**Aim of the exercise**. From the entries, filter out every line that lacks "include" and copy the rest.
*** Record set Section Begins ***
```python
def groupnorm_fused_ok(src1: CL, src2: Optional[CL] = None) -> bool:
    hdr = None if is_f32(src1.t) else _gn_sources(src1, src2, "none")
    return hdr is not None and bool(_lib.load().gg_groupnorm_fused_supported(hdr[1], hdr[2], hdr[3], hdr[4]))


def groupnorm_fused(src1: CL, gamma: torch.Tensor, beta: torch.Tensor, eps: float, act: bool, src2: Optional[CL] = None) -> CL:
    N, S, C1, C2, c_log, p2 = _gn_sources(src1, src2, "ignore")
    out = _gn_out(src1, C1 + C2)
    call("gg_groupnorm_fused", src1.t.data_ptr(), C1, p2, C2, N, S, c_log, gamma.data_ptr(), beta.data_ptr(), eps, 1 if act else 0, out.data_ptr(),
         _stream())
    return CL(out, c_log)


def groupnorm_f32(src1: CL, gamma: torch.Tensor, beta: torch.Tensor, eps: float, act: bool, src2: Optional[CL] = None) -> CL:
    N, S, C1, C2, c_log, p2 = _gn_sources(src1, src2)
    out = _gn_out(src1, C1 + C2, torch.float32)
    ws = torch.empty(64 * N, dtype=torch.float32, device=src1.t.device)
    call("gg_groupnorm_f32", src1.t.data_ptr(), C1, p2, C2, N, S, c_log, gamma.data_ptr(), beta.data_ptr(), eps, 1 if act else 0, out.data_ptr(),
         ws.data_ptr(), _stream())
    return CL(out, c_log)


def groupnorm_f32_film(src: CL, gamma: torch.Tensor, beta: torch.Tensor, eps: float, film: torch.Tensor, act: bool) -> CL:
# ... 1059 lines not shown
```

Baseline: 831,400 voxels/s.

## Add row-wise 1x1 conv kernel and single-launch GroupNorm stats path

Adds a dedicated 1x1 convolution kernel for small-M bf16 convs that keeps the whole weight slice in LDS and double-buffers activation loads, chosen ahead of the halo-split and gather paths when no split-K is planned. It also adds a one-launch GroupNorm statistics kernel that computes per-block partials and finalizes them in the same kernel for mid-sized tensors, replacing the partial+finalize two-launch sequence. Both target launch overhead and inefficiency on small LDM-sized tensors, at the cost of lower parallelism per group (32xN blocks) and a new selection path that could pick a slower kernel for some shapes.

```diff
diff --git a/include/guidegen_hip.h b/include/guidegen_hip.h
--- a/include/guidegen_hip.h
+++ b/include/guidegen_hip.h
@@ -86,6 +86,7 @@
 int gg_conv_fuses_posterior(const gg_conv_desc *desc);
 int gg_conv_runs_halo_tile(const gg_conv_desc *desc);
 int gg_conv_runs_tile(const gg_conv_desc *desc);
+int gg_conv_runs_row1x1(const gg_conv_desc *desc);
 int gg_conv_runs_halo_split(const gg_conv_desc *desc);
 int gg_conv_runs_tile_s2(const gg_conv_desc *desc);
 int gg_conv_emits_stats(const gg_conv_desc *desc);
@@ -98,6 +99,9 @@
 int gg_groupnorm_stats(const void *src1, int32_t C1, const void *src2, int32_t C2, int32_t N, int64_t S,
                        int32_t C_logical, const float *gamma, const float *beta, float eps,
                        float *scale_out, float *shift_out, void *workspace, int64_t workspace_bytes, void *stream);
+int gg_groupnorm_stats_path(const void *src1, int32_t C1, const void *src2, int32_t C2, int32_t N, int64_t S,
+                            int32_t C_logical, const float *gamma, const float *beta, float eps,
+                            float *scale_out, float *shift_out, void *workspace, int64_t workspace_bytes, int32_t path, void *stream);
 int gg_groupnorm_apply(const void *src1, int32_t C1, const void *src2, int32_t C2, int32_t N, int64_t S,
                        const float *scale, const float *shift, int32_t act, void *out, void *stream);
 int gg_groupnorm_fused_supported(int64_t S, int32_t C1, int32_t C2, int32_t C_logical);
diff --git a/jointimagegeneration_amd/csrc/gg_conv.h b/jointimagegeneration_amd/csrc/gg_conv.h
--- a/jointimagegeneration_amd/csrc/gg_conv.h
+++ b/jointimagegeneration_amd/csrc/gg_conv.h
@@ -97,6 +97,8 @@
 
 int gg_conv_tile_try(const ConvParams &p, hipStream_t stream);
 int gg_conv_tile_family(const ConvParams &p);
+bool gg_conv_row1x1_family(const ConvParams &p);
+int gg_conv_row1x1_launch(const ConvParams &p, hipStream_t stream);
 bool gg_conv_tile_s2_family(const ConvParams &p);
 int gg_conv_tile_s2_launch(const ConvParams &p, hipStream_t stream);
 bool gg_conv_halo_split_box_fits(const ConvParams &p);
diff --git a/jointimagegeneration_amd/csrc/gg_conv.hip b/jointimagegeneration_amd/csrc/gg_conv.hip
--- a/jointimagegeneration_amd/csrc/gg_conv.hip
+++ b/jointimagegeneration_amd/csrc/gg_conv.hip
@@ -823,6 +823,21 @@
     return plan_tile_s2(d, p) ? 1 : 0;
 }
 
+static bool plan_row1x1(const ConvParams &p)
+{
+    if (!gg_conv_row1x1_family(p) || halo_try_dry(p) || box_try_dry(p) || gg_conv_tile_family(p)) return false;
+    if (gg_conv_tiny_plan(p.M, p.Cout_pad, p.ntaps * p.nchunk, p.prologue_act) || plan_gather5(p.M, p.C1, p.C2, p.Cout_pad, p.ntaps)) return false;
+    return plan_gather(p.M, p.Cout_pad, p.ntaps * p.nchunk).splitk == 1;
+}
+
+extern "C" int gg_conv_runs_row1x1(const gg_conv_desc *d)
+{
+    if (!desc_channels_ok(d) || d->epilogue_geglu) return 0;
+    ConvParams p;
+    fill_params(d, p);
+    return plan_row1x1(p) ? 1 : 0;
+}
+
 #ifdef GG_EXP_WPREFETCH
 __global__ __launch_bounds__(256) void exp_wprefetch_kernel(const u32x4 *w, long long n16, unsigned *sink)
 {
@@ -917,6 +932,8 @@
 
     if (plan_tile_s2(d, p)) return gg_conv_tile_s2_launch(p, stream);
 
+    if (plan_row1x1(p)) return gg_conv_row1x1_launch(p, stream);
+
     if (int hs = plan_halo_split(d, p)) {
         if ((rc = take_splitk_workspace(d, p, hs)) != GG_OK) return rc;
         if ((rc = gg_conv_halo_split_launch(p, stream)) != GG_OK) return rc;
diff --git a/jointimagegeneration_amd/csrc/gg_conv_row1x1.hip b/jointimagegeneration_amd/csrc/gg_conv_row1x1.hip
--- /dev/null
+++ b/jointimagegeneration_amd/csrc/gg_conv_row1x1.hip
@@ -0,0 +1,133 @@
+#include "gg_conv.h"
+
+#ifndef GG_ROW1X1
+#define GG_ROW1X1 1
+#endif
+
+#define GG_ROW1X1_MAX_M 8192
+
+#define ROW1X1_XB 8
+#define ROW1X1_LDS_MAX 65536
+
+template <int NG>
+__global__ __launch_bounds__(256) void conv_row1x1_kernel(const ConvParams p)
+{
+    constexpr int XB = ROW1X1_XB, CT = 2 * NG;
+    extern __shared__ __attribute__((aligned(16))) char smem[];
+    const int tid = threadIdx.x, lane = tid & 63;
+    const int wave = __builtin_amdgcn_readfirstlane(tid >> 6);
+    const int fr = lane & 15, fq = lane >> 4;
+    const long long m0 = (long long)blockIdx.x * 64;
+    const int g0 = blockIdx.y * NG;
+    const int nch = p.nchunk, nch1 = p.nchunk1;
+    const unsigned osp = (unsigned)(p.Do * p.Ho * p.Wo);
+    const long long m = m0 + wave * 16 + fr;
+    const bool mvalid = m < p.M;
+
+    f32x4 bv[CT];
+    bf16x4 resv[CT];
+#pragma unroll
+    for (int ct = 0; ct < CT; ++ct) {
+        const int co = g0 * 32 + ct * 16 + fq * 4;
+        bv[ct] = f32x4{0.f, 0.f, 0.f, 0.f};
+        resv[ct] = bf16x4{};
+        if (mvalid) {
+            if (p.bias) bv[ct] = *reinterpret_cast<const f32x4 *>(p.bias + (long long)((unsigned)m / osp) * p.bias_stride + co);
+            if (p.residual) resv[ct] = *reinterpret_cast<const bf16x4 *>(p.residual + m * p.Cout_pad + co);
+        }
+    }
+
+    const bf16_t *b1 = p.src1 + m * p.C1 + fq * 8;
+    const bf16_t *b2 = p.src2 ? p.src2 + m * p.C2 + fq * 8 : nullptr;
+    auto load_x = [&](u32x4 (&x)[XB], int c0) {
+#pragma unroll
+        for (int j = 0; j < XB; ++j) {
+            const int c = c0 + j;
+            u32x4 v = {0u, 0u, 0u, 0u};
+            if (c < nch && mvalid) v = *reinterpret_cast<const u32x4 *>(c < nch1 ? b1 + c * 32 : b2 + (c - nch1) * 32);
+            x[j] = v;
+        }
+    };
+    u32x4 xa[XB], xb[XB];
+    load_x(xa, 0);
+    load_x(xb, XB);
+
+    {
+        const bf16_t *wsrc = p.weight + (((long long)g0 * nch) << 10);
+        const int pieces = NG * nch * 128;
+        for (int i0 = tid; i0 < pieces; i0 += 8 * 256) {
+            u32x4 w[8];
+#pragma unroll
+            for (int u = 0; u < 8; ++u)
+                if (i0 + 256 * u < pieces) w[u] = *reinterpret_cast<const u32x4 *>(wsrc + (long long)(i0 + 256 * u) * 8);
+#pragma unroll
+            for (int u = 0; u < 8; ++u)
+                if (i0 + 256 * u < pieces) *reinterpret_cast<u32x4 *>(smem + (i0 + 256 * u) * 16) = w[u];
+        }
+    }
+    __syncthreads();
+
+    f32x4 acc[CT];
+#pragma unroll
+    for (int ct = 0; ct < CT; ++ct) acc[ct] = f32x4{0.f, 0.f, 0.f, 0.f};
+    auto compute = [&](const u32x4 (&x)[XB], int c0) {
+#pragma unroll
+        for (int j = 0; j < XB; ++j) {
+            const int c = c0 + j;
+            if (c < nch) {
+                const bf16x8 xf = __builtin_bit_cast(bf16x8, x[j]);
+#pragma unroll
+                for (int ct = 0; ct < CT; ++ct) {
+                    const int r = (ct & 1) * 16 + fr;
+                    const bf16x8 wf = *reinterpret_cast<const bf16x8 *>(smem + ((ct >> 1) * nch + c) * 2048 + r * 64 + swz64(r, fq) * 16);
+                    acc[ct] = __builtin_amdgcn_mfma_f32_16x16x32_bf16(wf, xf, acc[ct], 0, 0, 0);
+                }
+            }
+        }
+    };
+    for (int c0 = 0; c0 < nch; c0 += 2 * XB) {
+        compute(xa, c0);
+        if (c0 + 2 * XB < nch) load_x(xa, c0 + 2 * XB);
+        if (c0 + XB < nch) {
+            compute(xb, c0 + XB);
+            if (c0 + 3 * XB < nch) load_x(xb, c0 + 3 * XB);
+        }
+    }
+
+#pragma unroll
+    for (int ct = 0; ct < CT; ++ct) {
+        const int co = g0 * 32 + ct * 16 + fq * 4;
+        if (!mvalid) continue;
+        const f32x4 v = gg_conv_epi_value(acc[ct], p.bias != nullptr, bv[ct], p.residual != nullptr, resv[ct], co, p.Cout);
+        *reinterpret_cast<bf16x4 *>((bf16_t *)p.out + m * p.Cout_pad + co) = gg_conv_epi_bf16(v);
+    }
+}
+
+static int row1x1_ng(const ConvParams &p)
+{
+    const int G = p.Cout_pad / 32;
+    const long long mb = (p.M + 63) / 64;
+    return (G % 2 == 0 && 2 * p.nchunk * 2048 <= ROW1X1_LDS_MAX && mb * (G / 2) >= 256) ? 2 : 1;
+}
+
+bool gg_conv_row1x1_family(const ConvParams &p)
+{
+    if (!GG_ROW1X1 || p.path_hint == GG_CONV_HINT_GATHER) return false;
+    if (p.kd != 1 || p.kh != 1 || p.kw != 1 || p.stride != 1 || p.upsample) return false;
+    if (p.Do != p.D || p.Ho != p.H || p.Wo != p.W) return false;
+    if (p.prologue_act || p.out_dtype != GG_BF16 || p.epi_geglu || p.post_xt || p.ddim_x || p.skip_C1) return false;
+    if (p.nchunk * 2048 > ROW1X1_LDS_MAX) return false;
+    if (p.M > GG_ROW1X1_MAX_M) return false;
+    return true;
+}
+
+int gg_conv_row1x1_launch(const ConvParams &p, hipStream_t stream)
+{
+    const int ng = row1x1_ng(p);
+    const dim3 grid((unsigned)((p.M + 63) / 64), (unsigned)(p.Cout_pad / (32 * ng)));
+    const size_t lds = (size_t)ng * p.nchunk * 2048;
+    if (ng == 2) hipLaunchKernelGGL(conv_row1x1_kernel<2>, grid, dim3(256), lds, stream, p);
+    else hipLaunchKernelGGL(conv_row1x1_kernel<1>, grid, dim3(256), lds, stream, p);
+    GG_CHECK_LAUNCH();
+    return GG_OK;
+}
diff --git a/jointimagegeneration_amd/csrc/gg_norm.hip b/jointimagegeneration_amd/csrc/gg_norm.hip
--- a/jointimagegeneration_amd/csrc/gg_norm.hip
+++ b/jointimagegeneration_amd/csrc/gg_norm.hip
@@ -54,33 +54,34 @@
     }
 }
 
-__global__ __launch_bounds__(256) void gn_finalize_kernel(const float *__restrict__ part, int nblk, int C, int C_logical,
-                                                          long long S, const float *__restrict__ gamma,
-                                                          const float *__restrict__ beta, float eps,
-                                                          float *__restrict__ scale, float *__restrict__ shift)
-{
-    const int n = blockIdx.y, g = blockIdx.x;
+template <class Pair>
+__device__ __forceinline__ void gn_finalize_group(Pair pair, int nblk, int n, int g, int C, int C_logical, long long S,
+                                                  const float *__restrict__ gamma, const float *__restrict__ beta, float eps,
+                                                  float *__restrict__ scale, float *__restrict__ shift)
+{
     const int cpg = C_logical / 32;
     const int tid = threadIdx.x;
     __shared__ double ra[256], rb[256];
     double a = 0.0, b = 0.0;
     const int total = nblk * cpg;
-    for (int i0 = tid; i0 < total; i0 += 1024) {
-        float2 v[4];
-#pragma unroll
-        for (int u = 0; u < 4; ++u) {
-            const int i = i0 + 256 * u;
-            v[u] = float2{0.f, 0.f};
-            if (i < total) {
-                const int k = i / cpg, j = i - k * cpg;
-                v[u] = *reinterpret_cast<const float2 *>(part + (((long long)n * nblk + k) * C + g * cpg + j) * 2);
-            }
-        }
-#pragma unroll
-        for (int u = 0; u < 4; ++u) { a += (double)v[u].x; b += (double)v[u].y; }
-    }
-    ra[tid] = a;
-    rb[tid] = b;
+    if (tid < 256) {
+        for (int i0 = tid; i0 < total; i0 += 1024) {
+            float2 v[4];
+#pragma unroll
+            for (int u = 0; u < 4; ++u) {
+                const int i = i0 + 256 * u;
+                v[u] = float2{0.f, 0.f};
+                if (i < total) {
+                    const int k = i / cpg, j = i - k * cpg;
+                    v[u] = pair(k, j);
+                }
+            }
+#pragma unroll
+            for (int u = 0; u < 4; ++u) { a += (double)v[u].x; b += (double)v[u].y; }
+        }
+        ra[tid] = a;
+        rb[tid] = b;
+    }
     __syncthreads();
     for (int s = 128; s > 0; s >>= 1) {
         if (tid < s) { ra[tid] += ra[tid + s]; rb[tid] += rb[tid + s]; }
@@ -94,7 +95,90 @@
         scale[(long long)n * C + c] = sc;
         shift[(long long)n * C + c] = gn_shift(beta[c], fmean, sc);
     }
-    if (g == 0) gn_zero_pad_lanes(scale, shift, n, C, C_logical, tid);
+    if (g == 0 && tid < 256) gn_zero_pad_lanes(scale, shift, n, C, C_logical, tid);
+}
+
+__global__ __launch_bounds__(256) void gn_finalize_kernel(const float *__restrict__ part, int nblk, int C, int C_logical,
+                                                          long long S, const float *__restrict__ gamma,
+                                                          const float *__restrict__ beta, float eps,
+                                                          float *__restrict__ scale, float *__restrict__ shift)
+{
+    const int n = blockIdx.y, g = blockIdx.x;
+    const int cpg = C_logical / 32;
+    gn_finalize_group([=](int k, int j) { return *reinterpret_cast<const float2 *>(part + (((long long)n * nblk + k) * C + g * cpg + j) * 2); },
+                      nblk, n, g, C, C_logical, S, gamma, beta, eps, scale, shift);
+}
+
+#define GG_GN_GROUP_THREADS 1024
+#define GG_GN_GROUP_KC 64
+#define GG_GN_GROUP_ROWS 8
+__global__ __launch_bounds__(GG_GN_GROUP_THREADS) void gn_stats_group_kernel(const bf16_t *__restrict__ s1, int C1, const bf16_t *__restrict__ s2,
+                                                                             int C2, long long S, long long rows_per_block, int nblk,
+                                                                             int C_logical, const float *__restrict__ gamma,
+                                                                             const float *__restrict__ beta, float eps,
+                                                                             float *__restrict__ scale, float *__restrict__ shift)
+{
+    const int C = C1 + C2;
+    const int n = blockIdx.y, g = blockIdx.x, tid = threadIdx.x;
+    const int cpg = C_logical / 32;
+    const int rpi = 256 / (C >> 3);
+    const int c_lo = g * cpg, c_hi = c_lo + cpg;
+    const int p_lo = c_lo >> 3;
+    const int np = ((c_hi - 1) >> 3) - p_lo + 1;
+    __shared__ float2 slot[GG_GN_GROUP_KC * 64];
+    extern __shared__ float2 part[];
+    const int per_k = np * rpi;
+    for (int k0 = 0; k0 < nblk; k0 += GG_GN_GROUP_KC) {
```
*** Record set Section Ends ***
*** Record set Section Begins ***
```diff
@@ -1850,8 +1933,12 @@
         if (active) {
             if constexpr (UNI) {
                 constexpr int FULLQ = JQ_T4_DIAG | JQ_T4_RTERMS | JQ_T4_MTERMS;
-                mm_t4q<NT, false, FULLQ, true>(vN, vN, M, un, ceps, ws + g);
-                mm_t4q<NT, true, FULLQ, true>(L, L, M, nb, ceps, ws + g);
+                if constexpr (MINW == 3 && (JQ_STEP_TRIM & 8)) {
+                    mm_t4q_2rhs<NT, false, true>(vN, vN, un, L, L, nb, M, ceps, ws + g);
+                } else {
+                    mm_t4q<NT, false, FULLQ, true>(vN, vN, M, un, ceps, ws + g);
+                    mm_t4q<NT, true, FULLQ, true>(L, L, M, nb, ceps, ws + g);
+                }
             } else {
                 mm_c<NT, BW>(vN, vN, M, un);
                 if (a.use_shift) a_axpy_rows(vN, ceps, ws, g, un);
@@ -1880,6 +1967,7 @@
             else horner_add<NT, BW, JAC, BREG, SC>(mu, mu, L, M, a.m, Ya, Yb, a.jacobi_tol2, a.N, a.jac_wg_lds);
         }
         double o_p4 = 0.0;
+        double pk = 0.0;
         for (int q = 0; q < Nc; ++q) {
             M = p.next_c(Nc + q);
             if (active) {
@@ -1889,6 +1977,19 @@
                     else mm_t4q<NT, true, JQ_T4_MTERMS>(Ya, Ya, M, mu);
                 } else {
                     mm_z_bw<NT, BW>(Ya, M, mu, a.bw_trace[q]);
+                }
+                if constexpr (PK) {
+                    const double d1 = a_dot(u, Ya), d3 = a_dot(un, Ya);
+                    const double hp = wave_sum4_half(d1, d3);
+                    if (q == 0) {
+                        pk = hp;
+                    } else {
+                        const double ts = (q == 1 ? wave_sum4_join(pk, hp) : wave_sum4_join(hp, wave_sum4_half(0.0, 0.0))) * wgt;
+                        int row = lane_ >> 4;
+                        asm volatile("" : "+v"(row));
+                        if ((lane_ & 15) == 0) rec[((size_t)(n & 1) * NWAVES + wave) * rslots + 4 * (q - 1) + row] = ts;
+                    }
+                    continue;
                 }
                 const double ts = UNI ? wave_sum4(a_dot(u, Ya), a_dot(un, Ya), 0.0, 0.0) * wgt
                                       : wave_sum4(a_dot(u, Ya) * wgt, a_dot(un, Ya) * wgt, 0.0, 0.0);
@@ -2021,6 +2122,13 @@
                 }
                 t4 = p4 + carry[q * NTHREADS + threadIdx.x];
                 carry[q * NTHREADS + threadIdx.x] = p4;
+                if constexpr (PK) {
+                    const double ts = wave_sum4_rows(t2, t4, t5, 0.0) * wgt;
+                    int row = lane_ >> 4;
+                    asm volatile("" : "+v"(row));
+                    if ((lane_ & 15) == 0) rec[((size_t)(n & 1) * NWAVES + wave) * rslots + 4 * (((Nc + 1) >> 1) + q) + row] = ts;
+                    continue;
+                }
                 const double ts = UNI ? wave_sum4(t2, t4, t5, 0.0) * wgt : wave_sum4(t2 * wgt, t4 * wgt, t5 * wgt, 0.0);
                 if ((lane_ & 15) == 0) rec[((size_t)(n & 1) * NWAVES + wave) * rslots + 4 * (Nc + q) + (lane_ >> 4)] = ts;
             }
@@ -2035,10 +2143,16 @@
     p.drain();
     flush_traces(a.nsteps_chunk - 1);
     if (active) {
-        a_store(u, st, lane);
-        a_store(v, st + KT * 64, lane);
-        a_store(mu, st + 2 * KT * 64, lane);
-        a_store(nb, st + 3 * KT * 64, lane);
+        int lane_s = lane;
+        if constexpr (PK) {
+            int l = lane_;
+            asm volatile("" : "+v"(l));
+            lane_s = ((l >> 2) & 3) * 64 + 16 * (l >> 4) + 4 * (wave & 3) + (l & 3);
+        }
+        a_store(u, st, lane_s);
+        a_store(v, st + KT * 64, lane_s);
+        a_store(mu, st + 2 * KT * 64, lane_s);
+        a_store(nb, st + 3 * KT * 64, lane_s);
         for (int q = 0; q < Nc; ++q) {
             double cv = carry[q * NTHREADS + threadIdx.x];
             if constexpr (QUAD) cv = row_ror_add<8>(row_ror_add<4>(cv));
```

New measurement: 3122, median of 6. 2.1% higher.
*** Record set Section Ends ***
**Answer space**.
diff --git a/include/guidegen_hip.h b/include/guidegen_hip.h
--- a/include/guidegen_hip.h
+++ b/include/guidegen_hip.h
+#include "gg_conv.h"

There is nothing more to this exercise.